In these doom-laden days of Wall St capitulation and Main St confusion, citizens are beating a path to the business media. Financial dailies and news websites have boosted their output as punters scramble to have their curiosity sated by reams of red ink and shots of crestfallen brokers. There’s nothing like a meltdown to focus the mind.

Most punters logically assume the financial wing of the fourth estate retains a sliver of credibility. And it’s true that aside from denialist wingnuts blaming “regulation” for the meltdown, most serious commentators back some kind of sustained intervention. A few are hailing a new Keynesianism, others a return to a global pact negotiated by the G20. Even the Wall Street Journal has been making noises in the direction of a new Bretton Woods.

But surely this new found faith in government is just a temporary affliction — if history’s any guide, financial journalists, with very few exceptions, will ultimately back the failed ideology that dishes up their monthly pay cheque.

Glaring examples abound — every weekday morning for what seems like forever, Squawk Box “on-air Editor” Charlie Gasparino appears phoenix-like on CNBC to regurgitate his ridiculous regulatory bugbears (by night he files op-eds for the New York Post blaming the coming Obama Administration for the Street’s failings). All it takes is the vaguest sniff of a Dow rebound to send Gasparino, and Squawk’s neoliberal cheer squad, into a feeding frenzy. Like jilted partners dragged to their ex’s wedding, CNBC’s finest are champing at the bit to escape the reality that’s staring them in the face.

That unashamed boosterism dominates financial news is hardly revelatory — but it highlights the in-built barriers for journalists struggling to comprehend the system’s deficiencies.
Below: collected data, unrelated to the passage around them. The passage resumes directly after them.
constexpr int kEvalSegs = 32, kEvalBinsPerSeg = kBins / kEvalSegs;
__global__ void __launch_bounds__(32 * kEvalSegs) eval_kernel(EvalArgs a) {
  const int li = blockIdx.x;
  if (li >= a.gs.level_count[a.level]) return;
  const int nid = a.gs.level_nodes[(size_t)a.level * a.max_level_nodes + li];
  const int group = blockIdx.y;
  const bool is_tail = group == a.ngroups;
  const int nblocks = a.ngroups + (a.tw > 0 ? 1 : 0);
  const int64_t slot_entries = (int64_t)a.ngroups * kGroupEntries + 256 * a.tw;
  const GH64* hist = a.hist_pool + (int64_t)a.gs.hist_slot[nid] * slot_entries + (int64_t)group * kGroupEntries;
  const int stride = is_tail ? a.tw : kSlots;
  const int slot = threadIdx.x & 31, seg = threadIdx.x >> 5;
  const int f = group * kSlots + slot;
  bool active = slot < stride && f < a.F && (a.feat_mask == nullptr || a.feat_mask[f] != 0);
  if (active && a.node_allowed != nullptr) active = a.node_allowed[(size_t)nid * a.F + f] != 0;
  if (a.feat_mask != nullptr && a.colsample_bynode < 1.0f) {
    __shared__ int s_rank[32], s_cnt;
    if (threadIdx.x < 32) s_rank[threadIdx.x] = 0;
    if (threadIdx.x == 0) s_cnt = 0;
    __syncthreads();
    const unsigned long long stream = 0x80000000ull + ((unsigned long long)(unsigned)*a.tree_index << 20) + (unsigned long long)nid;
    const float uf = rng_uniform(a.seed, stream, (unsigned long long)f);
    int rank = 0, cnt = 0;
    for (int g = seg; g < a.F; g += kEvalSegs) {
      if (a.feat_mask[g]) { ++cnt; const float ug = rng_uniform(a.seed, stream, (unsigned long long)g); rank += (ug < uf || (ug == uf && g < f)) ? 1 : 0; }
    }
    if (rank) atomicAdd(&s_rank[slot], rank);
    if (slot == 0 && cnt) atomicAdd(&s_cnt, cnt);
    __syncthreads();
    const int keep = max(1, (int)floorf(a.colsample_bynode * (float)s_cnt));
    active = active && s_rank[slot] < keep;
  }
  const int nbf = active ? a.cut_ptrs[f + 1] - a.cut_ptrs[f] : 0;
  const double isg = (double)a.gs.scales[2], ish = (double)a.gs.scales[3];
  const GH64 tot = a.gs.node_sum[nid];
  const double G = (double)tot.g * isg, H = (double)tot.h * ish;
  const bool mono = a.monotone != nullptr;
  const float w_lo = mono ? a.gs.lower[nid] : 0.f, w_hi = mono ? a.gs.upper[nid] : 0.f;
  const int mono_c = (mono && active) ? a.monotone[f] : 0;
  const float node_w = mono ? clamp_weight(calc_weight(a.p, G, H), w_lo, w_hi) : calc_weight(a.p, G, H);
  const float root_gain = mono ? gain_at_weight(a.p, G, H, node_w) : calc_gain(a.p, G, H);
  if (threadIdx.x == 0 && group == 0) { a.gs.root_gain[nid] = root_gain; a.gs.weight[nid] = node_w; }

  __shared__ long long segG[kEvalSegs][32], segH[kEvalSegs][32];
  __shared__ unsigned long long wkey[kEvalSegs];
  const int b0 = seg * kEvalBinsPerSeg;
  GH64 vals[kEvalBinsPerSeg];
  long long sG = 0, sH = 0;
#pragma unroll
  for (int i = 0; i < kEvalBinsPerSeg; ++i) { int b = b0 + i; GH64 v; v.g = 0; v.h = 0; if (b < nbf) v = hist[b * stride + slot]; vals[i] = v; sG += v.g; sH += v.h; }
  segG[seg][slot] = sG; segH[seg][slot] = sH;
  __syncthreads();
  long long pG = 0, pH = 0, tG = 0, tH = 0;
#pragma unroll 8
  for (int s = 0; s < kEvalSegs; ++s) { long long x = segG[s][slot], y = segH[s][slot]; if (s < seg) { pG += x; pH += y; } tG += x; tH += y; }
  const bool fmiss = a.has_missing && (tG != tot.g || tH != tot.h);

  SplitCand best; best.loss_chg = 0.f; best.feature = 0; best.bin = -1; best.dleft = 0; best.ord = 0; best.GL = 0; best.HL = 0;
  unsigned long long bkey = 0ull;
  const double mcw = (double)a.p.min_child_weight;
  long long cG = pG, cH = pH;
#pragma unroll
  for (int i = 0; i < kEvalBinsPerSeg; ++i) {
    int b = b0 + i;
    if (b < nbf) {
      GH64 v = vals[i]; cG += v.g; cH += v.h;
      double GL = (double)cG * isg, HL = (double)cH * ish;
      double GR = (double)(tot.g - cG) * isg, HR = (double)(tot.h - cH) * ish;
      if (HL >= mcw && HR >= mcw) {
        float lc;
        if (mono) { float gsum; lc = constrained_split_gain(a.p, GL, HL, GR, HR, w_lo, w_hi, mono_c, &gsum) ? gsum - root_gain : 0.0f; }
        else lc = calc_split_gain(a.p, GL, HL, GR, HR) - root_gain;
        unsigned long long k = cand_key(lc, f, b);
        if (k > bkey) { bkey = k; best.loss_chg = lc; best.feature = f; best.bin = b; best.dleft = 0; best.ord = b; best.GL = cG; best.HL = cH; }
      }
    }
  }
  if (fmiss) {
    long long rG = tG - pG, rH = tH - pH;
#pragma unroll
    for (int i = 0; i < kEvalBinsPerSeg; ++i) {
      int b = b0 + i;
      if (b < nbf) {
        long long lG = tot.g - rG, lH = tot.h - rH;
        double GL = (double)lG * isg, HL = (double)lH * ish, GR = (double)rG * isg, HR = (double)rH * ish;
// ... 30 lines not shown
    unsigned v = i < n ? in[i] : 0u, x = v;
#pragma unroll
    for (int o = 1; o < 32; o <<= 1) { unsigned y = __shfl_up_sync(0xffffffffu, x, o); if (lane >= o) x += y; }
    if (lane == 31) s_tmp[warp] = x;
    __syncthreads();
    if (warp == 0) {
      unsigned w = lane < nw ? s_tmp[lane] : 0u, z = w;
#pragma unroll
      for (int o = 1; o < 32; o <<= 1) { unsigned y = __shfl_up_sync(0xffffffffu, z, o); if (lane >= o) z += y; }
      s_tmp[lane] = z - w;
      if (lane == 31) s_tmp[32] = z;
    }
    __syncthreads();
    if (i < n) out[i] = carry + s_tmp[warp] + x - v;
    carry += s_tmp[32];
    __syncthreads();
  }
  return carry;
}

__device__ __forceinline__ SplitCand best_of_blocks(const ApplyArgs& a, int nid) {
  SplitCand best = a.gs.best_group[(size_t)nid * a.nblocks];
  unsigned long long bk = cand_key(best.loss_chg, best.feature, best.ord);
  for (int g = 1; g < a.nblocks; ++g) {
    SplitCand c = a.gs.best_group[(size_t)nid * a.nblocks + g];
    unsigned long long k = cand_key(c.loss_chg, c.feature, c.ord);
    if (k > bk) { bk = k; best = c; }
  }
  a.gs.best[nid] = best;
  return best;
}

__device__ __forceinline__ bool split_is_valid(const TrainParamDev& p, const SplitCand& best, const GH64& tot, int depth) {
  bool ok = best.loss_chg > 1e-6f;
  if (ok && (best.HL == 0 || tot.h - best.HL == 0)) ok = false;
  if (ok && best.loss_chg < p.gamma) ok = false;
  if (ok && p.max_depth > 0 && depth >= p.max_depth) ok = false;
  return ok;
}
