# ErlerPhilipp/points2surf

Hardware: NVIDIA B200
Metric: SDF queries/sec at grid_res=256 (higher is better)
Workload: dtype f16 operands / f32 accumulate (tcgen05); hi/lo split f16 (fp32-level) for FC tails and guard-band recompute

## Files before the change

points2surf_b200/csrc/net_tc.cu:

```cuda
#include "model.cuh"
#include "tc_ptx.cuh"

#ifndef P2S_TC_BOUNDED_WAIT
#define P2S_TC_BOUNDED_WAIT 1
#endif

namespace p2s {

using namespace ptx;

namespace {

constexpr int kTile = 128;
constexpr int kThreads = 576;
constexpr uint32_t kAct2Bytes = 32768;
constexpr uint32_t kSmallBytes = 192 * 4 + 320 * 4 + 168;
template <bool PRECISE>
struct Cfg {
    static constexpr int kChunks = PRECISE ? 1 : 4;
    static constexpr int kSplit = 8 / kChunks;
    static constexpr uint32_t kChunkBytes = PRECISE ? 65536u : 32768u;
    static constexpr uint32_t kW3Bytes = kChunks * kChunkBytes;
    static constexpr uint32_t kMidBytes = (8192u + 8192u + 16384u) * (PRECISE ? 2u : 1u);
    static constexpr uint32_t kOffMid = kW3Bytes;
    static constexpr uint32_t kOffAct2 = kOffMid + kMidBytes;
    static constexpr uint32_t kOffSmall = kOffAct2 + 2 * kAct2Bytes;
    static constexpr uint32_t kSmemBytes = kOffSmall + kSmallBytes;
    static constexpr uint32_t kACols = PRECISE ? 64u : 32u;
    static constexpr uint32_t kPerqBytes = PRECISE ? 16384u : 8192u;
    static constexpr uint32_t kMidScale = PRECISE ? 2u : 1u;
};
static_assert(Cfg<false>::kSmemBytes <= 232448 && Cfg<true>::kSmemBytes <= 232448, "shared memory budget");
constexpr uint32_t kColD3 = 0;
constexpr uint32_t kColDmid = 256;
constexpr uint32_t kColDmidB = 448;
constexpr uint32_t kColA = 384;

struct Seg {
    const float* ptr;
    int n;
    int tiles;
    int center;
};

struct PassParams {
    Seg seg[2];
    const float* query;
    const float* R;
    int tiles_per_query;
    int B;
    const float* W0;
    const float* b0;
    int num_mid;
    int mid_N[3];
    const uint8_t* mid_img[3];
    const float* mid_bias[3];
    int perq_layer;
    const uint8_t* perq_img;
    const uint8_t* w3_img;
    float* out;
    long long* wstats;
};

struct Bars {
    uint64_t w_full, wq_full, perq_done;
    uint64_t dmid_free[2];
    uint64_t a_ready[2], a_free[2], dmid_ready[2];
    uint64_t act2_full[2], act2_empty[2], d3_full[2], d3_empty[2];
    uint32_t tmem_base;
};
static_assert(sizeof(Bars) <= 168, "barrier block");

__device__ __forceinline__ void wait_bar(uint64_t* bar, uint32_t parity, long long* acc = nullptr) {
#if P2S_TC_BOUNDED_WAIT
    long long t0 = clock64();
    while (!mbar_try_wait(bar, parity)) {
        if (clock64() - t0 > 2000000000LL) {
            printf("p2s: mbarrier timeout block %d thread %d bar %p parity %u\n", blockIdx.x, threadIdx.x, (void*)bar, parity);
            __trap();
        }
    }
    if (acc) *acc += clock64() - t0;
#else
    mbar_wait(bar, parity);
#endif
}
enum { WS_ACT2_FULL = 0, WS_D3_EMPTY, WS_DMID_FREE, WS_DMID_READY, WS_ACT2_EMPTY, WS_A_FREE, WS_D3_FULL, WS_TOTAL, WS_SLOTS };
__device__ __forceinline__ void ws_flush(long long* g, int role, const long long* ws, long long t_begin) {
    if (!g || (threadIdx.x & 31) != 0) return;
    for (int i = 0; i < WS_TOTAL; ++i) if (ws[i]) atomicAdd((unsigned long long*)&g[role * WS_SLOTS + i], (unsigned long long)ws[i]);
    atomicAdd((unsigned long long*)&g[role * WS_SLOTS + WS_TOTAL], (unsigned long long)(clock64() - t_begin));
}

__device__ __forceinline__ uint32_t pack_relu(float a, float b) {
    uint32_t r;
    asm("cvt.rn.relu.satfinite.f16x2.f32 %0, %1, %2;" : "=r"(r) : "f"(b), "f"(a));
    return r;
}
__device__ __forceinline__ void pack_relu_split(float a, float b, uint32_t& hi, uint32_t& lo) {
    hi = pack_relu(a, b);
    const float2 hf = __half22float2(*reinterpret_cast<const __half2*>(&hi));
    lo = pack_half2(fmaxf(a, 0.f) - hf.x, fmaxf(b, 0.f) - hf.y);
}
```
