PwArgs make_pw_args(const HostPlan& p, int batch_chunk) {
  const lce_hip_bconv2d_desc& d = p.d;
  PwArgs P{};
  const int64_t m = (int64_t)batch_chunk * p.out_h * p.out_w;
  P.M = (int32_t)m;
  P.N = d.channels_out;
  P.Npad = p.npad;
  P.Cw = p.cw;
  P.Cin = d.channels_in;
  P.Wout = p.wout;
  P.tiles = (int32_t)((m + 31) / 32);
  P.noclamp = (p.clamp_min <= 0 && (int64_t)p.clamp_max >= 2 * (int64_t)p.backtransform_add) ? 1 : 0;
  P.in_bytes = (uint32_t)((int64_t)batch_chunk * d.in_height * d.in_width * p.cw * 4);
  P.out_bytes = (uint32_t)std::min<int64_t>(out_bytes_of(p, batch_chunk), (1ll << 31) - 1);
  P.a_bt = (float)p.backtransform_add;
  P.cmin = (float)p.clamp_min;
  P.cmax = (float)p.clamp_max;
  P.bit_thr = p.bit_thr;
  P.OW = p.out_w;
  P.OHW = p.out_h * p.out_w;
  P.IW = d.in_width;
  P.IHW = d.in_height * d.in_width;
  P.SH = d.stride_height;
  P.SW = d.stride_width;
  P.div_ow = make_fastdiv((uint32_t)P.OW);
  P.div_ohw = make_fastdiv((uint32_t)P.OHW);
  return P;
}

static const MfmaCfg kMfmaCfgs[] = {
    {4, 2, 2, 4},
    {4, 2, 2, 2},
    {8, 1, 2, 2},
    {2, 2, 2, 4},
    {2, 2, 2, 2},
    {4, 1, 2, 2},
    {2, 1, 2, 2},
};
const MfmaCfg* mfma_cfg_by_tile(int bm, int bn) {
  for (const MfmaCfg& c : kMfmaCfgs)
    if (c.bm() == bm && c.bn() == bn) return &c;
  return nullptr;
}

int group_chunks(const lce_hip_bconv2d_desc& d) {
  const int cin_g = d.channels_in / d.groups;
  int most = 0;
  for (int g = 0; g < d.groups; ++g)
    most = std::max(most, ((g + 1) * cin_g + 63) / 64 - (g * cin_g) / 64);
  return most;
}

static void prepare_int8_epilogue(HostPlan& p) {
  const lce_hip_bconv2d_desc& d = p.d;
  const int n = d.channels_out, cin_g = d.channels_in / d.groups;
  p.mul_q.assign(p.npad, 0.0f);
  p.bias_q.assign(p.npad, 0.0f);
  std::copy(p.mul.begin(), p.mul.end(), p.mul_q.begin());
  std::copy(p.bias.begin(), p.bias.end(), p.bias_q.begin());
  for (int i = n; i < p.npad; ++i) p.bias_q[i] = std::numeric_limits<float>::infinity();
  p.thr_q.assign((size_t)2 * p.npad, 0.0f);
  const bool one_rounding = p.use_stream || p.use_wstream;
  auto two_roundings = [](float mul, float bias, int32_t x) {
    volatile float pr = (float)x * mul;
    volatile float r = pr + bias;
    return (float)r;
  };
  auto proven_form = [&](float mul, float bias, int32_t x) {
    return one_rounding ? std::fmaf((float)x, mul, bias) : two_roundings(mul, bias, x);
  };
  auto set_range = [&](int i, float mul, float bias, bool proven) {
    const float a0 = proven ? proven_form(mul, bias, p.clamp_min) : two_roundings(mul, bias, p.clamp_min);
    const float a1 = proven ? proven_form(mul, bias, p.clamp_max) : two_roundings(mul, bias, p.clamp_max);
    float lo = std::min(a0, a1), hi = std::max(a0, a1);
    if (!(lo == lo) || !(hi == hi)) { lo = -128.0f; hi = 127.0f; }
    p.thr_q[i] = std::max(-128.0f, std::min(127.0f, lo));
    p.thr_q[p.npad + i] = std::max(-128.0f, std::min(127.0f, hi));
  };
  for (int i = 0; i < n; ++i) set_range(i, p.mul[i], p.bias[i], false);
  p.int8_floor_ok = !p.int8_exact_pref && !p.dbg_int8_exact;
  p.int8_bias_adjusted = 0;
  const int32_t x_lo = std::max<int32_t>(0, p.clamp_min), x_hi = (int32_t)std::min<int64_t>(2 * (int64_t)p.backtransform_add, p.clamp_max);
  const bool even_only = cin_g % 2 == 0;
  auto sat8_half_away = [](float y) { const float r = std::round(y); return (int)std::max(-128.0f, std::min(127.0f, r)); };
  const int32_t first_even = even_only ? ((x_lo + 2) & ~1) : x_lo + 1;
  const int32_t n_mid = even_only ? (x_hi > first_even ? (x_hi - 1 - first_even) / 2 + 1 : 0) : std::max(0, x_hi - 1 - x_lo);
  const int32_t n_x = x_hi > x_lo ? n_mid + 2 : 1;
  auto x_at = [&](int32_t k) { return k == 0 ? x_lo : k == n_x - 1 ? x_hi : first_even + (even_only ? 2 : 1) * (k - 1); };
  auto inner_run = [&](auto&& y_of, float lo, float hi, int32_t* k0, int32_t* k1) {
    const bool inc = y_of(x_hi) >= y_of(x_lo);
    auto below = [&](int32_t k) { const float y = y_of(x_at(k)); return inc ? y <= lo : y >= hi; };
    auto not_past = [&](int32_t k) { const float y = y_of(x_at(k)); return inc ? y < hi : y > lo; };
    int32_t a = 0, b = n_x;
    while (a < b) { const int32_t m = a + (b - a) / 2; if (below(m)) a = m + 1; else b = m; }
    *k0 = a;
    b = n_x;
    while (a < b) { const int32_t m = a + (b - a) / 2; if (not_past(m)) a = m + 1; else b = m; }
    *k1 = a;
  };
  const bool check_all = p.dbg_int8_full;
  auto channel_ok = [&](int i, float mul, float bias, int32_t* bad_x) {
    const float a0 = proven_form(mul, bias, p.clamp_min), a1 = proven_form(mul, bias, p.clamp_max);
    if (!(a0 == a0) || !(a1 == a1)) return false;
    const float lo = std::max(-128.0f, std::min(127.0f, std::min(a0, a1))), hi = std::max(-128.0f, std::min(127.0f, std::max(a0, a1)));
    auto value_ok = [&](int32_t x) {
      float yc = proven_form(mul, bias, x);
      yc = yc < lo ? lo : (yc > hi ? hi : yc);
      const bool negative_tie = yc < 0.0f && yc - std::floor(yc) == 0.5f;
      if (!(yc == yc) || negative_tie ||
          (int)std::floor((double)yc + 0.5) != sat8_half_away(two_roundings(p.mul[i], p.bias[i], x))) {
        if (bad_x) *bad_x = x;
        return false;
      }
      return true;
    };
    int32_t k0, k1, r0, r1;
    inner_run([&](int32_t x) { return proven_form(mul, bias, x); }, lo, hi, &k0, &k1);
    inner_run([&](int32_t x) { return two_roundings(p.mul[i], p.bias[i], x); }, -128.5f, 127.5f, &r0, &r1);
    k0 = std::max(0, std::min(k0, r0) - 1);
    k1 = std::min(n_x, std::max(k1, r1) + 1);
    if (check_all) { k0 = 0; k1 = n_x; }
    if (!value_ok(x_lo) || !value_ok(x_hi)) return false;
    for (int32_t k = k0; k < k1; ++k)
      if (!value_ok(x_at(k))) return false;
    return true;
  };
  struct Adjusted { int i; float mul, bias; };
  std::vector<Adjusted> adjusted;
  for (int i = 0; i < n && p.int8_floor_ok; ++i) {
    int32_t bad = 0;
    if (channel_ok(i, p.mul[i], p.bias[i], &bad)) continue;
    const float y_bad = proven_form(p.mul[i], p.bias[i], bad), pr_bad = std::fabs((float)bad * p.mul[i]);
    const float big = std::max(std::max(pr_bad, std::fabs(p.bias[i])), std::fabs(y_bad));
    const float step = std::max(std::nextafter(big, INFINITY) - big, std::ldexp(1.0f, -20));
    bool found = false;
    for (int dm = 0; dm <= 4 && !found; ++dm) {
      float m2 = p.mul[i];
      for (int s = 0; s < (dm + 1) / 2; ++s) m2 = std::nextafter(m2, (dm & 1) ? INFINITY : -INFINITY);
      for (int t = 0; t < 9 && !found; ++t) {
        const int k = t < 5 ? t : 4 - t;
        if (dm == 0 && k == 0) continue;
        const float b2 = p.bias[i] - (float)k * step;
        if (channel_ok(i, m2, b2, nullptr)) { adjusted.push_back({i, m2, b2}); found = true; }
      }
    }
    if (!found) {
      if (p.dbg_level >= 1)
        fprintf(stderr,
                "[lce plan] int8: channel %d, accumulator %d -> y = %.9g: no neighbouring (multiplier, bias) reproduces the reference "
                "there, round-half-away instances\n",
                i, bad, (double)y_bad);
      p.int8_floor_ok = false;
    }
  }
  if (p.int8_floor_ok) {
    for (const auto& a : adjusted) { p.mul_q[a.i] = a.mul; p.bias_q[a.i] = a.bias; }
    for (int i = 0; i < n; ++i) set_range(i, p.mul_q[i], p.bias_q[i], true);
    p.int8_bias_adjusted = (int)adjusted.size();
    if (p.dbg_level >= 1 && !adjusted.empty())
      fprintf(stderr, "[lce plan] int8: one-instruction forms, %zu channel(s) with adjusted parameters\n", adjusted.size());
  }
}

static void pack_for_mfma(HostPlan& p) {
  const lce_hip_bconv2d_desc& d = p.d;
  const int taps = d.filter_height * d.filter_width, n = d.channels_out;
  const int bn = p.mfma.bn();
  const int cin_g = d.channels_in / d.groups;
  p.cpad = ((p.use_stream || p.use_wstream) ? stream_chunks(d) : ceil_div(d.channels_in, 64)) * 64;
  p.npad = ceil_div(n, bn) * bn;
  p.kch = d.groups > 1 ? group_chunks(d) : p.cpad / 64;
  const int kch = p.kch, ks_total = taps * kch;
  const int ks_alloc = (taps == 1 && d.groups == 1 && p.wq_layout == 0) ? pointwise_bank_steps(kch) : ks_total;
  p.wq.assign((size_t)std::max(ks_total, ks_alloc) * p.npad * 32, 0);
  for (int oc = 0; oc < n; ++oc) {
    const int g = oc / p.npg, chunk0 = (g * cin_g) / 64;
    for (int t = 0; t < taps; ++t)
      for (int ci = 0; ci < cin_g; ++ci) {
        const uint32_t w = p.filter[((size_t)oc * taps + t) * p.cwg + ci / 32];
        const uint8_t nib = ((w >> (ci % 32)) & 1u) ? 0x2 : 0xA;
        const int c = g * cin_g + ci;
        const int ks = t * kch + (c / 64 - chunk0), j = c % 64, half = j / 32, jj = j % 32;
        const size_t cell = p.wq_layout == 1 ? (((size_t)(oc / 32) * ks_total + ks) * 2 + half) * 32 + oc % 32
                                             : ((size_t)ks * 2 + half) * p.npad + oc;
        uint8_t& byte = p.wq[cell * 16 + jj / 2];
        byte |= (uint8_t)(nib << (4 * (jj & 1)));
      }
  }
  p.mul_q.assign(p.npad, 0.0f);
  p.bias_q.assign(p.npad, 0.0f);
  std::copy(p.mul.begin(), p.mul.end(), p.mul_q.begin());
  std::copy(p.bias.begin(), p.bias.end(), p.bias_q.begin());
  if (d.dst_type == LCE_HIP_I8) { prepare_int8_epilogue(p); return; }
  const int64_t a = p.backtransform_add;
  p.thr_q.assign(p.npad, (float)(2 * a + 2));
  for (size_t i = 0; i < p.thresholds.size(); ++i) {
    int64_t t = 2 * (int64_t)p.thresholds[i];
    t = std::max<int64_t>(-1, std::min<int64_t>(2 * a + 2, t));
    p.thr_q[i] = (float)t;
  }
}

MfmaCfg choose_mfma_cfg(const HostPlan& p, int64_t pixels) {
  const int n = p.d.channels_out;
  int bn = n > 128 ? 256 : n > 64 ? 128 : 64;
  auto blocks = [&](int bm, int bn_) { return ((pixels + bm - 1) / bm) * (int64_t)ceil_div(n, bn_); };
  while (bn > 64 && blocks(128, bn) < 512) bn /= 2;
  while (bn > 64 && p.d.groups > 1 && p.npg % bn) bn /= 2;
  const int bm = bn == 64 ? 256 : 128;
  const MfmaCfg* c = mfma_cfg_by_tile(bm, bn);
  if (bn == 64 && blocks(256, 64) < 512) c = mfma_cfg_by_tile(128, 64);
  return c ? *c : kMfmaCfgs[4];
}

Laissez faire’s broken logic, brutally exposed by the credit crunch, means well-meaning hacks are pulling on a piece of string, just like Paulson’s bailout. The system’s dark heart is never exposed, such is the overwhelming desire to leave the status-quo unquestioned in the mad scramble for the next story. The failure of business journalists to expose the madness of subprime and credit default swaps has been likened to that other big fourth estate stuff up — the failure to question the Bush Administration in the lead up to the Iraq war.

But it’s not really the rusted-on ideologues we should be worried about. It’s the reams of staid wire copy that deluges business newsdesks every few minutes, with no end in sight. The rise of Nick Davies’ churnalism is most prolific in the re-hashed “stories” that poison the pages of every single business daily. Here, company press releases spruiking profit results are faithfully reproduced with the preferred PR angle intact. For wire journalists, the need to produce “real-time copy” means there’s no practical alternative to toeing the company line.

There are of course many examples of pre-meltdown triumphs. Bethany McLean’s 2001 Forbes story, titled simply “Is Enron Overvalued”, started the rot that brought down a behemoth — the whole US regulatory system was called into question as a result. Mining giant BHP’s poisonous operations in Papua New Guinea were exposed by some persistent Four Corners hacks. Some business journalists cultivate a cosy relationship with their sources and give shareholder activists invaluable insights into the internal working of firms. And of course, Paul Krugman thoroughly deserves his Nobel Prize for economics owed partly to his penetrating insights in the New York Times and earlier, Slate.

But it’s times like these that call for a wholesale shake out — one lesson from the meltdown has been the utter embeddedness of neoliberal logic in the global market of economic ideas. Slowly, progressives are again starting to envision alternative arrangements, but business journalists need to start digging in earnest to provide them with some clues.

With an eye on the citizens they’re meant to be serving, the financial wing of the fourth estate could be leading the way. Instead we’re stuck with die hard fans of an earlier era, supporting a mid-table franchise on an irreversible losing streak.